Всего этого не бывает, но это вполне остроумно. И особенно хорошо тем, что бесполезно. Как у Уайльда: искусство только то, что бесполезно. Впрочем, эта же фраза есть в давней статье Майи Туровской, которая, в свою очередь, цитирует кого-то ещё. Ведь и весь спектакль – цитаты «из кого-то ещё».
В последние годы обращение к семидесятым в театре – совсем не редкость и вряд ли случайность. С одной стороны, часто оно превращается в прекраснодушную попытку показать людей, которые – видите?! – как-то справлялись, а ведь им было куда хуже, чем нам сейчас, даже на бытовом уровне. Они шутили, пели, дружили и влюблялись. Всё пережили и перебороли. Хотя, если честно, оно как-то само.
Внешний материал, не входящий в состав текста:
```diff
     if (rc) return rc;
+    h->h_counters[CNT_LMKEPT] = (uint32_t)std::min<uint64_t>(cs.kept, UINT32_MAX);
     pass.route = generic ? 10 : 3;
     pass.filter_ms = cs.scan_ms;
     pass.n_candidates = cs.listed;
diff --git a/fuzzysearch_b200/csrc/batch_kernels.cuh b/fuzzysearch_b200/csrc/batch_kernels.cuh
--- a/fuzzysearch_b200/csrc/batch_kernels.cuh
+++ b/fuzzysearch_b200/csrc/batch_kernels.cuh
@@ -418,7 +418,8 @@
 constexpr int kLmFlush = 2048;
 constexpr size_t kLmTileBytes = ((size_t)(kLmTile + kLmHalo) / 128 * 132 + 132 + 15) / 16 * 16;
 constexpr size_t kLmSmem = kLmTileBytes + 256 * 16 + (size_t)kLmBuf * 8 + 16;
-enum { CNT_LMLIST = 7, CNT_LMWORK = 8 };
+enum { CNT_LMLIST = 7, CNT_LMWORK = 8, CNT_LMKEPT = 9, CNT_LMNEXT = 10  };
+constexpr int kLmRetest = 4;
 
 struct LpMultiParams {
     const uint8_t *H;
@@ -435,17 +436,37 @@
 
 __device__ __forceinline__ uint32_t lm_addr(uint32_t i) { return i + 4u * (i >> 7); }
 
+__device__ __forceinline__ int lm_in(const uint8_t *sH, const ulonglong2 *sLut, uint32_t r, int pid) {
+    return (int)(sLut[sH[lm_addr(r)]].x >> pid) & 1;
+}
+
+__device__ __forceinline__ bool lm_own_window(const uint8_t *sH, const ulonglong2 *sLut, uint32_t r, int64_t s,
+                                              int pid, int w, int need, int64_t lim) {
+    int cnt = 0;
+    for (int j = 0; j < w && s + j < lim; j++) cnt += lm_in(sH, sLut, r + (uint32_t)j, pid);
+    return cnt >= need;
+}
+
 __global__ void __launch_bounds__(kLmThreads)
-k_lp_scan_multi(const __grid_constant__ LpMultiParams p) {
+k_lp_scan_multi(const __grid_constant__ LpMultiParams p, uint32_t *hist) {
     extern __shared__ __align__(16) uint8_t lm_smem[];
     uint8_t *sH = lm_smem;
     ulonglong2 *sLut = reinterpret_cast<ulonglong2 *>(lm_smem + kLmTileBytes);
     unsigned long long *sBuf = reinterpret_cast<unsigned long long *>(sLut + 256);
     uint32_t *sN = reinterpret_cast<uint32_t *>(sBuf + kLmBuf);
-    __shared__ uint32_t sBase;
+    __shared__ uint32_t sBase, sKept;
+    __shared__ uint32_t sHist[64];
+    __shared__ uint8_t sWin[64], sNeed[64];
     for (int i = threadIdx.x; i < 256; i += kLmThreads) sLut[i] = p.lut[i];
+    if (threadIdx.x < 64) {
+        sHist[threadIdx.x] = 0;
+        const BatchPat &bp = p.pats[threadIdx.x];
+        sWin[threadIdx.x] = (uint8_t)(bp.m + bp.k);
+        sNeed[threadIdx.x] = (uint8_t)(bp.m - bp.k);
+    }
     if (threadIdx.x == 0) *sN = 0;
     __syncthreads();
+    const int lane = threadIdx.x & 31;
     const int64_t hi = min(p.own_hi, p.N);
     const int64_t lim = min(p.N, p.buf_lo + p.buf_len);
     const int64_t base = p.own_lo & ~(int64_t)127;
@@ -454,6 +475,8 @@
     for (int64_t t = blockIdx.x; t < ntiles; t += gridDim.x) {
         const int64_t tile_lo = base + t * kLmTile;
         __syncthreads();
+        const uint32_t t0 = *sN;
+        if (threadIdx.x == 0) sKept = t0;
         {
             const int nwords = (kLmTile + kLmHalo) / 4;
             const uint8_t *src = p.H + (tile_lo - p.buf_lo);
@@ -494,9 +517,10 @@
                     const unsigned long long ent = (unsigned long long)(s - p.buf_lo) | ((unsigned long long)pid << 40);
                     if (slot < (uint32_t)kLmBuf) {
                         sBuf[slot] = ent;
-                    } else {
-                        const uint32_t g = atomicAdd(&p.counters[CNT_LMLIST], 1u);
+                    } else if (lm_own_window(sH, sLut, r0 + r, s, pid, sWin[pid], sNeed[pid], lim)) {
+                        const uint32_t g = atomicAdd(&p.counters[CNT_LMKEPT], 1u);
                         if (g < p.list_cap) p.list[g] = ent;
+                        atomicAdd(&sHist[pid], 1u);
                     }
                     slot++;
                 }
@@ -512,70 +536,92 @@
             }
         }
         __syncthreads();
-        const uint32_t n = min(*sN, (uint32_t)kLmBuf);
+        const uint32_t nraw = *sN, n1 = min(nraw, (uint32_t)kLmBuf);
+        for (uint32_t b = t0; b < n1; b += kLmThreads * kLmRetest) {
+            unsigned long long ent[kLmRetest];
+            uint32_t r[kLmRetest];
+            int pid[kLmRetest], cnt[kLmRetest], jn[kLmRetest], span = 0;
+#pragma unroll
+            for (int e = 0; e < kLmRetest; e++) {
+                const uint32_t i = b + (uint32_t)(e * kLmThreads) + threadIdx.x;
+                ent[e] = i < n1 ? sBuf[i] : 0ull;
+                const int64_t s = p.buf_lo + (int64_t)(ent[e] & ((1ull << 40) - 1));
+                pid[e] = (int)(ent[e] >> 40);
+                r[e] = (uint32_t)(s - tile_lo);
+                const int w = sWin[pid[e]];
+                cnt[e] = i >= n1 ? -1 : w == wmax ? 64 : -(int)sNeed[pid[e]];
+                jn[e] = (i < n1 && w < wmax) ? (int)min((int64_t)w, lim - s) : 0;
+                span = max(span, jn[e]);
+            }
+            for (int j = 0; j < span; j++) {
+#pragma unroll
+                for (int e = 0; e < kLmRetest; e++)
+                    if (j < jn[e]) cnt[e] += lm_in(sH, sLut, r[e] + (uint32_t)j, pid[e]);
+            }
+            unsigned km[kLmRetest];
+            uint32_t nk = 0;
+#pragma unroll
+            for (int e = 0; e < kLmRetest; e++) {
+                km[e] = __ballot_sync(0xFFFFFFFFu, cnt[e] >= 0);
+                nk += (uint32_t)__popc(km[e]);
+            }
+            __syncthreads();
+            uint32_t dst = 0;
+            if (lane == 0 && nk) dst = atomicAdd(&sKept, nk);
+            dst = __shfl_sync(0xFFFFFFFFu, dst, 0);
+#pragma unroll
+            for (int e = 0; e < kLmRetest; e++) {
+                if ((km[e] >> lane) & 1u) {
+                    sBuf[dst + (uint32_t)__popc(km[e] & ((1u << lane) - 1u))] = ent[e];
+                    atomicAdd(&sHist[pid[e]], 1u);
+                }
+                dst += (uint32_t)__popc(km[e]);
+            }
+        }
+        __syncthreads();
+        const uint32_t n = sKept;
+        if (threadIdx.x == 0) {
+            atomicAdd(&p.counters[CNT_LMLIST], nraw - t0);
+            *sN = n;
+        }
         if (n >= (uint32_t)kLmFlush)
-            flush_cta_buffer(sBuf, sN, n, &sBase, p.list, p.list_cap, &p.counters[CNT_LMLIST], kLmThreads);
-    }
-    __syncthreads();
-    const uint32_t n = min(*sN, (uint32_t)kLmBuf);
-    if (n) flush_cta_buffer(sBuf, sN, n, &sBase, p.list, p.list_cap, &p.counters[CNT_LMLIST], kLmThreads);
+            flush_cta_buffer(sBuf, sN, n, &sBase, p.list, p.list_cap, &p.counters[CNT_LMKEPT], kLmThreads);
+    }
+    __syncthreads();
+    const uint32_t n = *sN;
+    if (n) flush_cta_buffer(sBuf, sN, n, &sBase, p.list, p.list_cap, &p.counters[CNT_LMKEPT], kLmThreads);
+    __syncthreads();
+    if (threadIdx.x < 64 && sHist[threadIdx.x]) atomicAdd(&hist[threadIdx.x], sHist[threadIdx.x]);
 }
 
 constexpr int kLmSortThreads = 256;
 
+__global__ void __launch_bounds__(64)
+k_lm_offsets(uint32_t *hist, uint32_t *cursors, uint32_t *counters, uint32_t list_cap) {
+    const uint32_t q = threadIdx.x, lane = q & 31;
+    __shared__ uint32_t sWarp[2];
+    const uint32_t c = hist[q];
+    uint32_t incl = c;
+#pragma unroll
+    for (int d = 1; d < 32; d *= 2) {
+        const uint32_t v = __shfl_up_sync(0xFFFFFFFFu, incl, d);
+        if (lane >= (uint32_t)d) incl += v;
+    }
+    if (lane == 31) sWarp[q >> 5] = incl;
+    __syncthreads();
+    if (q >= 32) incl += sWarp[0];
+    cursors[q] = incl - c;
+    hist[q] = 0;
+    if (q == 63) {
+        hist[64] = counters[CNT_LMLIST] > list_cap ? 0u : incl;
+        counters[CNT_LMNEXT] = 0;
+    }
+}
+
 __global__ void __launch_bounds__(kLmSortThreads)
-k_lm_refine(const __grid_constant__ LpMultiParams p, unsigned long long *kept, uint32_t *hist ) {
-    __shared__ uint32_t sHist[64];
-    __shared__ unsigned long long sKeep[kLmSortThreads];
-    __shared__ unsigned long long sA[256];
-    __shared__ uint32_t sN, sBase;
-    const uint32_t n = p.counters[CNT_LMLIST];
-    if (n > p.list_cap) return;
-    for (int i = threadIdx.x; i < 256; i += kLmSortThreads) sA[i] = p.lut[i].x;
-    const uint8_t *W = p.H - p.buf_lo;
-    const int64_t lim = min(p.N, p.buf_lo + p.buf_len);
-    if (threadIdx.x < 64) sHist[threadIdx.x] = 0;
-    for (uint32_t base = blockIdx.x * kLmSortThreads; base < n; base += gridDim.x * kLmSortThreads) {
-        if (threadIdx.x == 0) sN = 0;
-        __syncthreads();
-        const uint32_t i = base + threadIdx.x;
-        if (i < n) {
-            const unsigned long long ent = p.list[i];
-            const int64_t st = p.buf_lo + (int64_t)(ent & ((1ull << 40) - 1));
-            const uint32_t pid = (uint32_t)(ent >> 40);
-            const BatchPat *bp = p.pats + pid;
-            const int m = bp->m, k = bp->k, win = m + k, need = m - k;
-            int cnt = 0;
-            for (int j = 0; j < win && st + j < lim; j++) cnt += (int)((sA[W[st + j]] >> pid) & 1ull);
-            if (cnt >= need) {
-                sKeep[atomicAdd(&sN, 1u)] = ent;
-                atomicAdd(&sHist[pid], 1u);
-            }
-        }
-        __syncthreads();
-        const uint32_t kn = sN;
-        if (kn) {
-            if (threadIdx.x == 0) sBase = atomicAdd(&hist[64], kn);
-            __syncthreads();
-            if (threadIdx.x < kn) kept[sBase + threadIdx.x] = sKeep[threadIdx.x];
-        }
-        __syncthreads();
-    }
-    __syncthreads();
-    if (threadIdx.x < 64 && sHist[threadIdx.x]) atomicAdd(&hist[threadIdx.x], sHist[threadIdx.x]);
-}
-
-__global__ void __launch_bounds__(kLmSortThreads)
-k_lm_scatter(const unsigned long long *kept, const uint32_t *hist, uint32_t *cursors, unsigned long long *sorted) {
-    __shared__ uint32_t sOff[64], sCnt[64], sBase[64];
+k_lm_scatter(const unsigned long long *list, const uint32_t *hist, uint32_t *cursors, unsigned long long *sorted) {
+    __shared__ uint32_t sCnt[64], sBase[64];
     const uint32_t n = hist[64];
-    if (threadIdx.x == 0) {
-        uint32_t acc = 0;
-        for (int q = 0; q < 64; q++) {
-            sOff[q] = acc;
-            acc += hist[q];
-        }
-    }
     for (uint32_t base = blockIdx.x * kLmSortThreads; base < n; base += gridDim.x * kLmSortThreads) {
         if (threadIdx.x < 64) sCnt[threadIdx.x] = 0;
         __syncthreads();
@@ -583,14 +629,14 @@
         unsigned long long ent = 0;
         uint32_t pid = 0, rank = 0;
         if (i < n) {
-            ent = kept[i];
+            ent = list[i];
             pid = (uint32_t)(ent >> 40);
             rank = atomicAdd(&sCnt[pid], 1u);
         }
         __syncthreads();
         if (threadIdx.x < 64 && sCnt[threadIdx.x]) sBase[threadIdx.x] = atomicAdd(&cursors[threadIdx.x], sCnt[threadIdx.x]);
         __syncthreads();
-        if (i < n) sorted[sOff[pid] + sBase[pid] + rank] = ent;
+        if (i < n) sorted[sBase[pid] + rank] = ent;
         __syncthreads();
     }
 }
@@ -600,7 +646,6 @@
     int64_t N;
 };
 
-enum { CNT_LMNEXT = 10 };
 
 template <int K, bool REC>
 __global__ void __launch_bounds__(kLpThreads)
```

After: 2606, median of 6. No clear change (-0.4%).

С другой стороны, семидесятые в театре окутывает плотная вампиловская тоска.
Как показывать брежневские годы: уютным миром честных тружеников, тёмным абсурдным запойным сном, подражая мелодиями и танцам или цинично их высмеивая – выбор постановщика? Не стоит забывать только одно: в этом выборе будет столько же эстетических предпочтений, сколько и исторической ответственности, потому что рифма между семидесятыми и 2020-ми не является открытием, но требует осмысления. А рифма, вернее, как говорил Бродский, стихосложение – колоссальный ускоритель сознания.